#### What the exercise asks
Scan the listing below for the word "static" and copy every line where it occurs.

▬▬▬▬▬▬▬▬▬▬

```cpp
uint32_t seed_fill_mode() {
  static const uint32_t v = [] {
    const char* e = getenv("THM_SEED_FILL");
    const int v = e ? atoi(e) : 0;
    return (uint32_t)(v >= 0 && v <= 2 ? v : 0);
  }();
  return v;
}
unsigned team_div_per_cu() {
  static const unsigned v = [] {
    const char* e = getenv("THM_TEAM_DIV_PER_CU");
    const int v = e ? atoi(e) : 0;
    return v > 0 ? (unsigned)v : TEAM_DIV_PER_CU;
  }();
  return v;
// ... 47 lines not shown
      n_long += lc.second;
    }
  }
  const uint64_t n_short = n - n_long;
  const uint64_t items = ms_row(a->n_bases, n) + 64;
  HIPCHK(a, a->seed.ms_end.ensure(items, 64));
  HIPCHK(a, a->seed.ms_lo.ensure(items * sizeof(C) + 64));
  HIPCHK(a, a->seed.ms_hi.ensure(items * sizeof(C) + 64));
  auto cells_of = [&](uint32_t max_len) -> uint64_t {
    const uint32_t P = (max_len >= min_seed_len) ? max_len - min_seed_len + 1 : 1;
    return (P + 7) / 8;
  };
  const uint64_t cells = n_short * cells_of(max_short) + n_long * cells_of(max_long);
  HIPCHK(a, a->seed.work_reads.ensure(n + 1));
  HIPCHK(a, a->seed.work_long.ensure(n_long + 1));
  HIPCHK(a, a->seed.work_cells.ensure(std::max(cells, n) + 1));
  const int n_blocks = grid_blocks(a, n, 4, lds_blocks_per_cu(std::min(seed_select_lds_bytes(std::max(max_short, 1u)), SEED_SELECT_LDS_LIMIT), 8));
  SeedParamsT<C> sp;
  sp.ix = dev_view<C>(a);
  sp.reads.bases = a->reads.san + 16;
  sp.reads.offsets = a->reads.offsets;
  sp.reads.n_reads = n;
  sp.min_seed_len = min_seed_len;
  sp.max_len_short = max_short;
  sp.max_len_long = max_long;
  sp.n_long = n_long;
  sp.ms_end = a->seed.ms_end;
  sp.ms_lo = a->seed.ms_lo.as<C>();
  sp.ms_hi = a->seed.ms_hi.as<C>();
  sp.work_short = a->seed.work_reads;
  sp.work_long = a->seed.work_long;
  sp.work_cells = a->seed.work_cells;
  sp.work_counts = a->s_work_counts;
  sp.flags = (a->dbg_seed_noinfer ? 0u : SEED_INFER) | (a->dbg_seed_stats ? SEED_STATS : 0u) | (a->dbg_seed_nodirect ? SEED_NODIRECT : 0u);
  sp.smems = a->seed.smems.as<SmemT<C>>();
  sp.smem_cap = a->seed.smem_cap;
  sp.cursor = a->d_cursors;
  sp.read_smem_off = a->seed.off;
  sp.read_smem_cnt = a->seed.cnt;
  sp.read_hits = a->seed.hits;
  sp.read_status = a->reads.status;
  sp.counters = a->d_counters;
  sp.queue = a->d_queue;
  sp.fault = a->d_fault;
  sp.sel_scratch = nullptr;
  sp.sel_scratch_per_wave = 0;
  const uint32_t fill_mode = seed_fill_mode();
  sp.fill_mode = fill_mode;
  sp.fill_keys = nullptr;
  sp.fill_perm = nullptr;
  sp.fill_hist = nullptr;
  if (fill_mode == 2) {
    const uint64_t slots = (std::max(cells, n) + 1) * 8;
    HIPCHK(a, a->seed.fill_keys.ensure(slots));
    HIPCHK(a, a->seed.fill_perm.ensure(slots));
    HIPCHK(a, a->seed.fill_hist.ensure(2 * (FILL_BUCKETS + 1) + 1));
    HIPCHK(a, hipMemsetAsync(a->seed.fill_hist, 0, (2 * (FILL_BUCKETS + 1) + 1) * 4, s));
    sp.fill_keys = a->seed.fill_keys;
    sp.fill_perm = a->seed.fill_perm;
    sp.fill_hist = a->seed.fill_hist;
  }
  if (n_long && seed_select_lds_bytes(max_long) > SEED_SELECT_LDS_LIMIT) {
    const int nb = (int)std::max<uint64_t>(1, std::min<uint64_t>((uint64_t)n_blocks, (n_long + 3) / 4));
    sp.sel_scratch_per_wave = (seed_select_scratch_bytes(max_long) + 255) & ~255ull;
    HIPCHK(a, a->seed.sel_scratch.ensure((size_t)nb * 4 * sp.sel_scratch_per_wave, 256));
    sp.sel_scratch = a->seed.sel_scratch;
  }
// ... 520 lines not shown
```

▬▬▬▬▬▬▬▬▬▬

#### Task solution
  static const uint32_t v = [] {
  static const unsigned v = [] {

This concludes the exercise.